Docs Case Studies

cpk scan

cpk scan indexes your codebase so agents can find symbols and trace imports in ~200 tokens per query instead of burning thousands on grep and read cycles.

Why scan

Without an index, an agent exploring an unfamiliar codebase burns 6,000-40,000 tokens on discovery. Each grep returns dozens of matches, each ls burns another batch, and reading 3-5 files to find a single function definition takes thousands more.
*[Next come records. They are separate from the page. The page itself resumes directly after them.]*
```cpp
template <typename F> static int guarded(whisper_state* s, F&& f) {
    try {
        return f();
    } catch (const wm::Error&) {
    } catch (const std::bad_alloc&) {
        fprintf(stderr, "whisper_mi355x: host out of memory\n");
    }
    if (s) recover_state(s);
    return WHISPER_MI355X_ERR_RUNTIME;
// ... 743 lines not shown
int whisper_mi355x_debug_gemm_ln(struct whisper_context* ctx, const void* A, int M, int K, const void* B, int N,
                                 const float* bias, float* x, const float* ln_w, const float* ln_b, void* y, int reps,
                                 float* ms) {
    return guarded(nullptr, [&]() -> int {
        if (!ctx || M > 128) return -1;
        hipSetDevice(ctx->c.device);
        hipStream_t st;
        WM_CHECK(hipStreamCreate(&st));
        GemmArgs g{};
        g.A = A; g.a_rpb = M; g.a_bstride = 0; g.a_rstride = K;
        g.B = B; g.bias = bias; g.M = M; g.N = N; g.K = K;
        g.out = x; g.ldo = N; g.o_rpb = M; g.o_bstride = 0; g.o_off = 0;
        g.sc_div = 0; g.sc_mod = 1; g.sc_lim = 0; g.scale = 1.0f;
        g.ln_w = ln_w; g.ln_b = ln_b; g.ln_out = y;
        g.splitk_ws_elems = 64L * M * N;
        WM_CHECK(hipMalloc(&g.splitk_ws, g.splitk_ws_elems * sizeof(float)));
        hipEvent_t e0, e1;
        WM_CHECK(hipEventCreate(&e0));
        WM_CHECK(hipEventCreate(&e1));
        WM_CHECK(hipEventRecord(e0, st));
        for (int r = 0; r < std::max(1, reps); r++) launch_gemm(ctx->c.dt, EPI_RESID, g, st);
        WM_CHECK(hipEventRecord(e1, st));
        WM_CHECK(hipStreamSynchronize(st));
        float t = 0;
        WM_CHECK(hipEventElapsedTime(&t, e0, e1));
        if (ms) *ms = t / std::max(1, reps);
        hipEventDestroy(e0);
        hipEventDestroy(e1);
        hipStreamDestroy(st);
        hipFree(g.splitk_ws);
        return 0;
    });
}
int whisper_mi355x_debug_xattn(struct whisper_context* ctx, const void* enc, const int* slot, const void* q,
                               const void* wkt, const void* wv, const float* bv, int n, int n_ctx, int d, float scale,
                               int splits, float rescale_thr, void* out, int reps, float* ms) {
    return guarded(nullptr, [&]() -> int {
        if (!ctx || n <= 0 || !xattn_supported(d)) return -1;
        hipSetDevice(ctx->c.device);
        const DType dt = ctx->c.dt;
        const int H = d / 64;
        if (splits <= 0) splits = xattn_splits(n, n_ctx);
        void* qx = nullptr;
        float *op = nullptr, *ml = nullptr;
        WM_CHECK(hipMalloc(&qx, (size_t)n * 2 * H * d * 2));
        WM_CHECK(hipMalloc((void**)&op, (size_t)n * splits * H * d * 4));
        WM_CHECK(hipMalloc((void**)&ml, (size_t)n * splits * H * 2 * 4));
        hipStream_t st;
        WM_CHECK(hipStreamCreate(&st));
        auto run = [&] {
            launch_xattn_qproj(dt, q, wkt, n, d, H, scale, qx, st);
            launch_xattn_step(dt, enc, slot, qx, n, n_ctx, d, splits, rescale_thr, op, ml, st);
            launch_xattn_combine(dt, op, ml, splits, wv, bv, n, d, H, out, st);
        };
        hipEvent_t e0, e1;
        WM_CHECK(hipEventCreate(&e0));
        WM_CHECK(hipEventCreate(&e1));
        run();
        WM_CHECK(hipEventRecord(e0, st));
        for (int r = 0; r < reps; r++) run();
        WM_CHECK(hipEventRecord(e1, st));
        WM_CHECK(hipStreamSynchronize(st));
        float t = 0;
        WM_CHECK(hipEventElapsedTime(&t, e0, e1));
        if (ms) *ms = reps > 0 ? t / reps : 0.0f;
        hipEventDestroy(e0);
// ... 330 lines not shown
```

### nobs-whisper_amd/csrc/engine.cpp

```cpp
#include <algorithm>
#include <chrono>
#include <cmath>
#include <cstring>
#include <exception>
#include <thread>

#include "engine.h"

namespace wm {

static size_t esize(DType) { return 2; }

static void dfree(void*& p) {
    if (p) { void* q = p; p = nullptr; WM_CHECK(hipFree(q)); }
}
template <typename T> static void dfree(T*& p) {
    void* q = (void*)p;
    p = nullptr;
    dfree(q);
}
template <typename T> static void dalloc(T*& p, size_t bytes) {
    void* q = nullptr;
    p = nullptr;
    WM_CHECK(hipMalloc(&q, bytes));
// ... 705 lines not shown
    w.n_qtiles = nt;
    WM_CHECK(hipMemcpyAsync(w.qtiles, w.h_qtiles, (size_t)nt * sizeof(int2), hipMemcpyHostToDevice, s->stream));
}

struct DecView {
    int r0, n;
    hipStream_t st;
    float* splitk;
    long splitk_elems;
    float *xo, *xml;
};

static int small_m_max() {
    const char* e = getenv("WHISPER_MI355X_SMALLM");
    if (!e) return 4;
    const int v = atoi(e);
    return v == 1 ? 32 : std::max(0, std::min(32, v));
}

static int quant_small_max() {
    const char* e = getenv("WHISPER_MI355X_QSMALL_MAX");
    return e ? atoi(e) : 32;
}

static int pdec_max() {
    const char* e = getenv("WHISPER_MI355X_PDEC");
    return e ? std::max(0, std::min(kPdecMaxRows, atoi(e))) : kPdecMaxRows;
}

static int small_rows_max(Context* c) { return c->quant ? std::max(quant_small_max(), small_m_max()) : small_m_max(); }

static bool dec_fp8(Context* c) { return c->fp8_enc && !c->dec8.empty(); }

static int dec_path_sig() {
    return small_m_max() | (std::min(std::max(quant_small_max(), 0), 1023) << 6) |
           (std::min(std::max(attn_cross_wide_max(), 0), 1023) << 16) | (pdec_max() << 26) | ((g_pdec_blocks & 1) << 29);
}

static bool pdec_blocks(Context* c) {
    return c->quant && (g_pdec_blocks || !c->expanded.load(std::memory_order_acquire));
}

static bool pdec_use(Context* c, whisper_state* s, int n, bool xdirect) {
    if (xdirect || s->pdec_off || s->split_slots || n < 1 || n > pdec_max()) return false;
    if (dec_fp8(c)) return false;
    const bool quant = c->w.dec[0].qqkv.type != 0;
    for (const LayerW& L : c->w.dec)
        for (const QMat* q : {&L.qqkv, &L.qo, &L.qxq, &L.qxo, &L.q1, &L.q2})
            if ((q->type != 0) != quant) return false;
    const bool blocks = pdec_blocks(c);
    if (blocks && c->dt != DType::F16) return false;
    if (!pdec_supported(c->hp.n_text_state, c->hp.n_text_head, blocks)) return false;
    static const int cus = [] {
        int dev = 0, v = 0;
        hipGetDevice(&dev);
        hipDeviceGetAttribute(&v, hipDeviceAttributeMultiprocessorCount, dev);
        return v;
    }();
    return cus == 256;
}

static int dec_groups(int n_tok) { return cdiv(n_tok, 128); }
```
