class SpadeT:

    def __init__(self, norm: nn.Module, act: int, name: str):
        self.norm, self.act, self.name = norm, act, name
        self.shared = TConv(norm.conv_shared[0], 1, 1, name + ".conv_shared")
        self.C = norm.conv_gamma.out_channels
        self.Cp = _ceil4(self.C)
        self.hid = norm.conv_gamma.in_channels
        G = (self.C + 31) // 32
        self.G = G
        self.cfg = 0 if G % 2 == 0 else 6
        dev = norm.conv_gamma.weight.device
        rows_g = torch.tensor([g * 64 + l for g in range(G) for l in range(32) if g * 32 + l < self.C], device=dev)
        self.rows_g, self.rows_b = rows_g, rows_g + 32

    def vecs(self):
        v = getattr(self, "_vec_pre", None)
        if v is not None:
            return v
        n = self.norm
        return T.spade_vec_prep(n.conv_gamma.bias.data, n.conv_beta.bias.data, n.noise_scale.data)

    def shared_as_1x1(self) -> Tuple[torch.Tensor, torch.Tensor, int]:
        w = self.shared.wparam.data
        co, c, kh, kw = w.shape
        return w.permute(0, 2, 3, 1), self.shared.bparam.data, c

    def forward(self, x: Act, actv: Optional[Act], z: Optional[torch.Tensor], save: bool = True, fused=None, stats=None):
        n = self.norm
        dev = x.t.device
        if fused is not None:
            sg, shift = fused
            zz = z
            if stats is not None:
                ns, (mean, rstd) = stats
            else:
                ns = self.vecs()[1] if zz is not None else None
                mean, rstd = ops.instnorm_stats(x, zz, ns if zz is not None else None)
            out = ops.alloc(x.N, x.H, x.W, self.C, dev, bf16=True)
            g1p = torch.empty((x.N, x.H, x.W, self.Cp), dtype=torch.bfloat16, device=dev) if save else None
            pk = T.spade_fused_pack(self.shared.wparam.data, self.shared.bparam.data, n.conv_gamma.weight.data, n.conv_beta.weight.data)
            T.spade_fused_forward(sg, shift, x, mean, rstd, zz, n.noise_scale.data, pk, n.conv_gamma.bias.data, n.conv_beta.bias.data,
                                  self.act, 0.2, out, g1p, actv if save else None, self.name + ".conv_shared+gamma|beta")
            ctx = dict(x=x, z=zz, ns=ns, mean=mean, rstd=rstd, actv=actv, g1p=Act(g1p, self.C) if save else None, out=out)
            return out, ctx
        bc, ns = self.vecs()
        zz = z
        if stats is not None:
            mean, rstd = stats[1]
        else:
            mean, rstd = ops.instnorm_stats(x, zz, ns if zz is not None else None)
        mb = T.MMA_BF16[0]
        cfg = ((8 if self.G % 2 == 0 else 9) if mb else self.cfg)
        if mb:
            cfg = ops.patch_tile(actv.bf16, 3, 3, 1, 1, 1, 0, self.hid, self.G * 64, x.N, x.H, x.W, wide=True) or cfg
        out_bf16 = mb and actv.bf16 and self.C % 8 == 0
        if (mb and actv.bf16 and out_bf16 and x.cstride % 4 == 0 and
                T.spade_gb_ok(0, self.C, self.Cp, self.hid, x.N, x.H, x.W)):
            out = ops.alloc(x.N, x.H, x.W, self.C, dev, bf16=True)
            g1p = torch.empty((x.N, x.H, x.W, self.Cp), dtype=torch.bfloat16, device=dev) if save else None
            pk = T.spade_gb_pack(0, n.conv_gamma.weight.data, n.conv_beta.weight.data)
            fl = 2.0 * x.N * x.H * x.W * 2 * self.C * self.hid * 9
            nbytes = (ops.act_bytes(actv) + (1.5 if save else 1) * ops.act_bytes(x) + ops.act_bytes(out) +
                      2.0 * self.C * self.hid * 9 * 2)
            T.spade_gb_forward(actv, x, mean, rstd, zz, n.noise_scale.data, pk, n.conv_gamma.bias.data, n.conv_beta.bias.data,
                               self.act, 0.2, out, g1p, self.name + ".conv_gamma|beta", fl, nbytes)
            ctx = dict(x=x, z=zz, ns=ns, mean=mean, rstd=rstd, actv=actv, g1p=Act(g1p, self.C) if save else None, out=out)
            return out, ctx
        packed, _, _ = T.pack_weight_pair_dev(n.conv_gamma.weight.data, n.conv_beta.weight.data, 1, [self.hid], [self.hid],
                                              cfg, 0, 1, mb, batch=getattr(self.shared, "pack_batch", None))
        out = ops.alloc(x.N, x.H, x.W, self.C, dev, bf16=mb and actv.bf16 and self.C % 8 == 0)
        g1p = torch.empty((x.N, x.H, x.W, self.Cp), dtype=torch.float32, device=dev) if save else None
        e = ops._lib.hrv_spade_epi_t()
        e.x, e.x_cstride, e.x_coff, e.C = x.t.data_ptr(), x.cstride, x.coff, self.Cp
        e.mean, e.rstd = mean.data_ptr(), rstd.data_ptr()
        if zz is not None:
            e.noise_z, e.noise_scale = zz.data_ptr(), ns.data_ptr()
        if save:
            e.g1p_out = g1p.data_ptr()
        import ctypes as C
        lib = ops._lib.load()
        d = ops._lib.hrv_conv2d_t()
        d.N, d.H, d.W, d.Ho, d.Wo = x.N, x.H, x.W, x.H, x.W
        d.KH, d.KW, d.stride, d.pad = 3, 3, 1, 1
        d.nsrc = 1
        s = d.src[0]
        s.ptr, s.C, s.cstride, s.coff, s.up_shift, s.pre_act, s.C_real = (actv.t.data_ptr(), self.hid, actv.cstride,
                                                                          actv.coff, 0, 0, self.hid)
        d.w_packed, d.Cout, d.tile_cfg = packed.data_ptr(), self.G * 64, cfg
        d.mixed_flags = ((7 if actv.bf16 else 15) & ~(1 if out.bf16 else 0)) if mb else 0
        d.shift = bc.data_ptr()
        d.act, d.act_slope = self.act, 0.2
        d.out, d.out_cstride, d.out_coff = out.t.data_ptr(), out.cstride, out.coff
        d.spade = C.pointer(e)
        fl = 2.0 * x.N * x.H * x.W * 2 * self.C * self.hid * 9
        nbytes = (ops.act_bytes(actv) + (2 if save else 1) * ops.act_bytes(x) + ops.act_bytes(out) +
                  2.0 * self.C * self.hid * 9 * (2 if mb else 4))
        with ops._Timed("conv", self.name + ".conv_gamma|beta", fl, nbytes, f"conv_mfma_kernel[tile {cfg}]"):
            fn = lib.hrv_conv2d_nhwc_bf16 if mb else lib.hrv_conv2d_nhwc_f32
            ops._lib.check(fn(C.byref(d), ops._stream()), "hrv_conv2d_nhwc_%s[spade]" % ("bf16" if mb else "f32"))
        ctx = dict(x=x, z=zz, ns=ns, mean=mean, rstd=rstd, actv=actv, g1p=Act(g1p, self.C) if save else None, out=out)
        return out, ctx

    def norm_args(self, ctx, dout: Act):
        n = self.norm
        dns = None
        if ctx["z"] is not None:
            dns = grad_buffer(n.noise_scale) if self.Cp == self.C else torch.empty(self.Cp, device=dout.t.device)
        return dict(mean=ctx["mean"], rstd=ctx["rstd"], dout=dout, act=self.act, slope=0.2,
                    out=ctx["out"] if self.act != ACT_NONE else None, g1p=ctx["g1p"], z=ctx["z"],
                    noise_scale=ctx["ns"] if ctx["z"] is not None else None, want_dgb=True, dnoise_scale=dns,
                    dgb_bf16=ctx["actv"].bf16)

    def dout_slot(self, ctx, want_bf16: bool):
        if (os.environ.get("HRV_DBETA_INPLACE", "1") == "0" or os.environ.get("HRV_NORM_BWD2", "0") != "0" or
                not T.MMA_BF16[0] or not want_bf16 or self.Cp != self.C or
                self.C % 8 != 0 or not ctx["actv"].bf16 or not ctx["out"].bf16):
            return None
        dgb, dbeta = T.norm_bwd_dgb(ctx["x"], True)
        return dgb, dbeta, (ctx["out"] if self.act != ACT_NONE else None)

    def backward(self, ctx, dout: Act, grads: Grads, dx: Optional[Act], dx_accumulate: bool, dact: Act,
                 dx_bf16: bool = False, dgb: Optional[Act] = None) -> Act:
        a = self.norm_args(ctx, dout)
        if dgb is not None:
            a.update(act=ACT_NONE, out=None, dgb=dgb)
        dx, dgb = T.norm_bwd(ctx["x"], dx=dx, dx_accumulate=dx_accumulate, dx_bf16=dx_bf16 and ctx["actv"].bf16, **a)
        self.after_norm(ctx, dgb, a["dnoise_scale"], grads, dact)
        return dx

    def after_norm(self, ctx, dgb: Act, dns: Optional[torch.Tensor], grads: Grads, dact: Act):
        n = self.norm
        C_, Cp = self.C, self.Cp
        dev = dgb.t.device
        if dns is not None:
            _acc(grads, n.noise_scale, dns[:C_])
        else:
            _acc(grads, n.noise_scale, torch.zeros(C_, device=dev))
        actv = ctx["actv"]
        if Cp == C_:
            wcat = (n.conv_gamma.weight.data, n.conv_beta.weight.data)
        else:
            wcat = torch.zeros((2 * Cp, self.hid, 3, 3), device=dev)
            wcat[:C_] = n.conv_gamma.weight.data
            wcat[Cp:Cp + C_] = n.conv_beta.weight.data
        with T.wgrad_side(dgb.N * dgb.H * dgb.W, dgb, actv):
            dwcat, db = _pair_slot(n.conv_gamma.weight, n.conv_beta.weight), _pair_slot(n.conv_gamma.bias, n.conv_beta.bias)
            if Cp != C_ or dwcat is None or db is None:
                dwcat = torch.empty((2 * Cp, self.hid, 3, 3), device=dev)
                db = torch.empty(2 * Cp, device=dev)
            T.conv_wgrad(dgb, actv, 0, 0, self.hid, 3, 3, 1, 1, dwcat, name=self.name + ".gb.wgrad", dbias=db)
            direct = flat_grad_slot(n.conv_gamma.weight) is not None
            keep = (lambda t: t) if direct else (lambda t: t.clone())
            _acc(grads, n.conv_gamma.weight, keep(dwcat[:C_]))
            _acc(grads, n.conv_beta.weight, keep(dwcat[Cp:Cp + C_]))
            _acc(grads, n.conv_gamma.bias, keep(db[:C_]))
            _acc(grads, n.conv_beta.bias, keep(db[Cp:Cp + C_]))
        if (Cp == C_ and T.MMA_BF16[0] and dgb.bf16 and actv.bf16 and dact.cstride % 8 == 0 and (2 * C_) % 32 == 0 and
                T.conv_p2_ok(2 * C_, self.hid, actv.N, actv.H, actv.W)):
            pk = T.conv_p2_pack(2, n.conv_gamma.weight.data, n.conv_beta.weight.data, 2 * C_, self.hid)
            T.conv_p2(dgb, pk, self.hid, dact, mask=actv, mask_slope=0.0, name=self.name + ".gb.dgrad",
                      flops=2.0 * actv.N * actv.H * actv.W * 2 * C_ * self.hid * 9, tag=" [spade_gb]")
        elif (Cp == C_ and T.MMA_BF16[0] and dgb.bf16 and actv.bf16 and
                T.spade_gb_ok(1, C_, Cp, self.hid, actv.N, actv.H, actv.W)):
            T.spade_gb_dgrad(dgb, T.spade_gb_pack(1, n.conv_gamma.weight.data, n.conv_beta.weight.data), C_, actv, 0.0, dact,
                             self.name + ".gb.dgrad")
        else:
            T.conv_dgrad(dgb, wcat, actv.H, actv.W, 1, 1, act_mask=actv, slope=0.0, out=dact, name=self.name + ".gb.dgrad",
                         batch=getattr(self.shared, "pack_batch", None) if Cp == C_ else None)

The index collapses all of that into cheap point lookups:

TaskWithout scanWith scan
Find where AuthService is defined3-5 file reads (~2,000 tokens)cpk code symbols --name AuthService (~200 tokens)
See what guard.ts importsRead the whole file (~1,500 tokens)cpk code imports --file ... (~200 tokens)
Find every file that uses types.tsgrep + read results (~4,000 tokens)cpk code dependents --file ... (~200 tokens)
Orient in an unfamiliar repoglob + sample reads (~10,000 tokens)cpk code summary (~60 tokens)

How it works

cpk scan:

  1. Walks your project tree, respecting .gitignore and .codepaktignore
  2. Parses each supported file with tree-sitter WASM (no native compilation, works with npx)
  3. Extracts symbols (functions, classes, interfaces, types, methods, exported variables) and imports
  4. Replaces the project’s data in the local .codepakt/data.db SQLite file

No server required. Scan opens the SQLite file directly. The daemon is only needed for task coordination.

Supported languages (v0.2)

LanguageExtensionsStatus
TypeScript.ts, .tsxFull — functions, classes, interfaces, types, methods, exports, imports
JavaScript.js, .jsx, .mjs, .cjsFull (same extractor as TypeScript)
Python.pyGrammar loaded, extractor stub (ships in a future release)
Go.goGrammar loaded, extractor stub (ships in a future release)

Unknown extensions are silently skipped. Partial extraction never fails the scan — broken files are skipped and everything else continues.

Usage

Full scan

cpk scan
{"files_scanned":230,"symbols":958,"imports":1223,"duration_ms":388,"languages":["typescript","javascript"],"incremental":false}

A full scan replaces all existing symbols and imports for the project in a single transaction. Runs at roughly 500-1,500 files/second depending on hardware.

Incremental scan

cpk scan --incremental
{"files_scanned":3,"symbols":27,"imports":41,"duration_ms":12,"languages":["typescript"],"incremental":true}

Incremental mode processes only the files staged in git (git diff --cached --name-only). Use this after editing a few files to refresh just those entries. Much faster than a full scan (milliseconds vs seconds).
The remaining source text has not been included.